(Stored items)
----

@@ -183,12 +218,16 @@
     const int parts = (a1 - a0 > M_PI) ? 2 : 1;
     double ray[3][2];
     for(int k=0; k<=parts; k++) { const double a = a0 + (a1 - a0)*k/parts; ray[k][0] = sin(a); ray[k][1] = cos(a); }
-    for(int seg=0; seg<zn.total; seg++)
+    auto list_segment = [&](int seg, int sx_lo, int sx_hi)
     {
         int jbeg, jend;
-        mr_segment_rows(zn, seg, &jbeg, &jend);
+        mr_segment_rows(zn, sx_lo, seg, &jbeg, &jend);
+        if(jbeg >= jend) return;
         int x0 = 0, x1 = nsx-1;
-        if(!every_strip && !strips_behind_columns(p, a0, a1, jbeg, jend, nsx, &x0, &x1)) continue;
+        if(!every_strip && !strips_behind_columns(p, a0, a1, jbeg, jend, nsx, &x0, &x1)) return;
+        if(x0 < sx_lo) x0 = sx_lo;
+        if(x1 > sx_hi) x1 = sx_hi;
+        if(x0 > x1) return;
         const bool near_rows = jbeg < p.near_j1 && jend > p.near_j0;
         const double n_lo = ((double)(jbeg-1) - (double)p.u.viewer_cell_j) * m_per_cell_n;
         const double n_hi = ((double)(jend+1) - (double)p.u.viewer_cell_j) * m_per_cell_n;
@@ -222,6 +261,16 @@
             if(near) { if(first) first->push_back(MR_ITEM(seg, sx)); }
             else second.push_back(MR_ITEM(seg, sx));
         }
+    };
+    bool merged = false;
+    for(int k=0; k<MR_NZONES; k++) if(zn.shift[k]) merged = true;
+    if(zn.near_sx0 <= 0 && zn.near_sx1 >= nsx-1) merged = false;
+    for(int seg=0; seg<zn.total; seg++)
+    {
+        if(!merged) { list_segment(seg, 0, nsx-1); continue; }
+        if(zn.near_sx0 > 0) list_segment(seg, 0, zn.near_sx0-1);
+        list_segment(seg, zn.near_sx0 > 0 ? zn.near_sx0 : 0, zn.near_sx1 < nsx-1 ? zn.near_sx1 : nsx-1);
+        if(zn.near_sx1 < nsx-1) list_segment(seg, zn.near_sx1+1, nsx-1);
     }
 }
 
diff --git a/horizonator_amd/csrc/hz_selftest_impl.h b/horizonator_amd/csrc/hz_selftest_impl.h
--- a/horizonator_amd/csrc/hz_selftest_impl.h
+++ b/horizonator_amd/csrc/hz_selftest_impl.h
@@ -405,7 +405,7 @@
     d->seg_stride = (W + HZ_SEG-1)/HZ_SEG;
     hz_params_t p = hz_make_params(d, view);
     (void)hz_plan_rounds(d, view, p);
-    const mr_zones_t zn = hz_make_zones(p, (round & 3) != 0);
+    const mr_zones_t zn = hz_make_zones(p, (round & 3) != 0, d->env.far_merge != 0);
     free(d);
     p.pass = round & 3;
     double a0 = 0, a1 = 0;
@@ -416,10 +416,37 @@
     for(size_t k=0; k<items.size() && k<capacity_items; k++)
     {
         int jbeg, jend;
-        mr_segment_rows(zn, (int)(items[k] >> MR_ITEM_SX_BITS), &jbeg, &jend);
-        out[3*k] = (int32_t)(items[k] & ((1u << MR_ITEM_SX_BITS) - 1u)); out[3*k+1] = jbeg; out[3*k+2] = jend;
+        const int sx = (int)(items[k] & ((1u << MR_ITEM_SX_BITS) - 1u));
+        mr_segment_rows(zn, sx, (int)(items[k] >> MR_ITEM_SX_BITS), &jbeg, &jend);
+        out[3*k] = (int32_t)sx; out[3*k+1] = jbeg; out[3*k+2] = jend;
     }
     return (long)items.size();
+}
+
+extern "C" int hz_hip_debug_segment_rows(int N, int W, int H, const hz_view_t* view, int col0, int col1, int flags, int sx, int seg, int32_t* out)
+{
+    hz_dev_t* d = (hz_dev_t*)calloc(1, sizeof(*d));
+    if(!d) return -1;
+    d->env = hz_options_from_env();
+    if(flags & 1) d->env.far_merge = 0;
+    if(flags & 2) d->env.rounds = 2;
+    if(flags & 4) d->env.rounds = 1;
+    d->N = N; d->W = W; d->H = H; d->col0 = col0; d->col1 = col1;
+    d->seg_stride = (W + HZ_SEG-1)/HZ_SEG;
+    hz_params_t p = hz_make_params(d, view);
+    const int rounds = hz_plan_rounds(d, view, p);
+    const mr_zones_t zn = hz_make_zones(p, rounds == 2, d->env.far_merge != 0);
+    free(d);
+    const int nsx = (N-1 + MR_COLS-1)/MR_COLS;
+    out[0] = out[1] = 0;
+    out[2] = zn.total; out[3] = nsx; out[4] = p.near_x0; out[5] = p.near_x1; out[6] = p.near_j0; out[7] = p.near_j1;
+    out[8] = zn.near_sx0; out[9] = zn.near_sx1; out[10] = rounds; out[11] = 0;
+    for(int k=0; k<MR_NZONES; k++) if(zn.shift[k] > out[11]) out[11] = zn.shift[k];
+    if(sx < 0 || sx >= nsx || seg < 0 || seg >= zn.total) return 1;
+    int jbeg, jend;
+    mr_segment_rows(zn, sx, seg, &jbeg, &jend);
+    out[0] = jbeg; out[1] = jend;
+    return 0;
 }
 
 extern "C" int hz_hip_debug_wave_timing(hz_dev_t* d, const hz_view_t* view, unsigned long long* out, size_t capacity_words, unsigned int* grid)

----

Task objective:
Where does "continue" appear in the records above? Copy each line that holds it.

Response:
-        if(!every_strip && !strips_behind_columns(p, a0, a1, jbeg, jend, nsx, &x0, &x1)) continue;
+        if(!merged) { list_segment(seg, 0, nsx-1); continue; }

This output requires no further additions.